Distribution system operators are asking for better national regulations

Grid regulation needs to be revised to stimulate investments in European electricity distribution networks to ensure a safe, sustainable and reliable electricity supply for European citizens. This is the main question of a joint statement from European electricity distribution system operators (DSOs), launched in Brussels on 22 May.

The joint statement of EURELECTRIC and the associations of DSOs CEDEC, EDSO for Smart Grids and GEODE outlines the central role of DSOs in the energy transition and the conditions necessary to fulfill this role. In particular, it highlights the need for significant long-term investments in distribution networks if Europe is to achieve its energy and climate goals.

“EU policies have encouraged the development of decentralized electricity generation, electric vehicles, energy storage and flexible demand. This change has given DSOs the opportunity to rethink traditional system operations and think about how best to develop and manage Europe's distribution networks with a view to the future," the document reads.

The need to integrate renewable energy sources into the electricity system, plus the replacement of assets and the development of smart grids and smart meters, places high demands on DSOs' investments. However, a report from EURELECTRIC shows that regulations do not make the necessary investments possible. However, a report from EURELECTRIC shows that regulations do not make the necessary investments possible. DSOs today even face lower investment incentives than in 2010.

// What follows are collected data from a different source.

struct Pass1Args {
    const u64* in;
    u64* out;
    const u64* tw;
    const u64* pre;
    const u64* out_tw;
    size_t in_col_stride, out_col_stride, in_batch_stride, out_batch_stride;
    int logn, log_n1, log_T, cosets, in_coset_blocks, xcd_swizzle;
    u32 block_of_coset[8];
};
__device__ __forceinline__ void ntt_p1_load_tw(u64* w, const u64* __restrict__ tw, u32 tp, int m, int log_T, int tw_log, int nstages) {
#pragma unroll
    for (int A = 0; A < 4; A++) {
        if (A >= nstages) break;
        const int half = 8 >> A, base = 16 - 2 * half, q = m + 4 - A - log_T;
#pragma unroll
        for (int j = 0; j < 8; j++)
            if (j < half) w[base + j] = tw[(size_t)((tp + ((u32)j << m)) >> log_T) << (tw_log - q)];
    }
}
__global__ __launch_bounds__(256, 4) void k_ntt_pass1_r16(Pass1Args a) {
    extern __shared__ __align__(16) u64 lds[];
    const u32 T = 1u << a.log_T, t = threadIdx.x;
    const int log_n2 = a.logn - a.log_n1;
    const u32 n2 = 1u << log_n2, tiles = n2 >> a.log_T;
    const u32 bid = a.xcd_swizzle ? xcd_swizzle(blockIdx.x, gridDim.x) : blockIdx.x;
    const u32 tile = bid % tiles, cc = bid / tiles, col = cc / a.cosets, coset = cc % a.cosets;
    const u32 blk = a.block_of_coset[coset];
    const size_t n = (size_t)1 << a.logn;
    const u64* in = a.in + (size_t)blockIdx.y * a.in_batch_stride + (size_t)col * a.in_col_stride + (a.in_coset_blocks ? (size_t)blk * n : 0);
    u64* out = a.out + (size_t)blockIdx.y * a.out_batch_stride + (size_t)col * a.out_col_stride + (size_t)blk * n;
    const u64* pre = a.pre ? a.pre + (size_t)coset * n : nullptr;
    const u32 j2_0 = tile << a.log_T;
    u64 x[16], w[15];
    const int rem = (a.log_n1 & 3) ? (a.log_n1 & 3) : 4;
    const u32 at = (t >> a.log_T) * n2 + j2_0 + (t & (T - 1));
    auto step = [&](int k) -> u32 { return ((256u * (u32)k) >> a.log_T) * n2 + ((256u * (u32)k) & (T - 1)); };
#pragma unroll
    for (int k = 0; k < 16; k++) x[k] = in[at + step(k)];
    if (pre) {
        u64 pv[16];
#pragma unroll
        for (int k = 0; k < 16; k++) pv[k] = pre[at + step(k)];
        loads_issued();
#pragma unroll
        for (int k = 0; k < 16; k++) {
            if (k == 8) {
                loads_issued();
                ntt_p1_load_tw(w, a.tw, t, 8, a.log_T, a.logn, rem);
                loads_issued();
            }
            x[k] = gl::mul_nb(x[k], pv[k]);
        }
    } else {
        ntt_p1_load_tw(w, a.tw, t, 8, a.log_T, a.logn, rem);
        loads_issued();
    }
    ntt_r16_stage<0>(x, w);
    if (rem >= 2) ntt_r16_stage<1>(x, w);
    if (rem >= 3) ntt_r16_stage<2>(x, w);
    if (rem >= 4) ntt_r16_stage<3>(x, w);
    u32 base_idx = t, stride = 256;
    for (int logN = 12 - rem; logN - 4 >= a.log_T; logN -= 4) {
        const int m = logN - 4;
        const u32 tp = t & ((1u << m) - 1);
        ntt_p1_load_tw(w, a.tw, tp, m, a.log_T, a.logn, 4);
#pragma unroll
        for (int r = 0; r < 16; r++) lds[ntt_pad(base_idx + (u32)r * stride)] = x[r];
        __syncthreads();
        base_idx = ((t >> m) << logN) | tp;
        stride = 1u << m;
#pragma unroll
        for (int r = 0; r < 16; r++) x[r] = lds[ntt_pad(base_idx + (u32)r * stride)];
        ntt_r16_stage<0>(x, w);
        ntt_r16_stage<1>(x, w);
        ntt_r16_stage<2>(x, w);
        ntt_r16_stage<3>(x, w);
    }
#pragma unroll
    for (int r = 0; r < 16; r++) lds[ntt_pad(base_idx + (u32)r * stride)] = x[r];
    u64 ot[16];
#pragma unroll
    for (int k = 0; k < 16; k++) ot[k] = a.out_tw[at + step(k)];
    loads_issued();
    __syncthreads();
    const NttLdsWalk fin(t, 256);
#pragma unroll
    for (int k = 0; k < 16; k++) out[at + step(k)] = gl::mul_nb(fin.at(lds, k), ot[k]);
}
__global__ void k_pass1_out_tw(const u64* __restrict__ tw, u64* __restrict__ out_tw, int logn, int log_n1) {
    const size_t i = (size_t)blockIdx.x * blockDim.x + threadIdx.x;
    if (i >> logn) return;
    const int log_n2 = logn - log_n1;
    const u32 r = (u32)(i >> log_n2), j2 = (u32)(i & (((size_t)1 << log_n2) - 1));
    const u32 k1 = log_n1 ? (__brev(r) >> (32 - log_n1)) : 0;
    out_tw[i] = tw[(size_t)k1 * j2];
}
__global__ void k_bitrev_copy(const u64* in, size_t in_col_stride, size_t in_batch_stride, u64* out, size_t out_col_stride, size_t out_batch_stride, int logn,
                              u32 blocks, const u64* post, u32 post_block_perm ) {
    const size_t n = (size_t)1 << logn;
    size_t i = (size_t)blockIdx.x * blockDim.x + threadIdx.x;
    if (i >= n) return;
    u32 col = blockIdx.z / blocks, blk = blockIdx.z % blocks;
    const u64* src = in + (size_t)blockIdx.y * in_batch_stride + (size_t)col * in_col_stride + (size_t)blk * n;
    u64* dst = out + (size_t)blockIdx.y * out_batch_stride + (size_t)col * out_col_stride + (size_t)blk * n;
    u64 v = src[__brev((u32)i) >> (32 - logn)];
    if (post) v = gl::mul(v, post[(size_t)(post_block_perm ? (__brev(blk) >> 29) : blk) * n + i]);
    dst[i] = v;
}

As regulated companies, DSOs' compensation is determined by national regulations. The EURELECTRIC analysis of national regulatory systems and DSOs' accounting statements shows that the feasibility and adequacy of regulated returns have decreased, as has the reliability of planning. Furthermore, regulations often treat R&D and pilot projects like any other expense, without recognizing the risks associated with testing new processes and technologies. The result is that much-needed investments are not made.

In addition to stimulating investments, regulation must also ensure that distribution users pay fair and cost-oriented network rates. To achieve this - and to enable DSOs to better deal with changing operational challenges - more capacity-based network tariffs need to be introduced.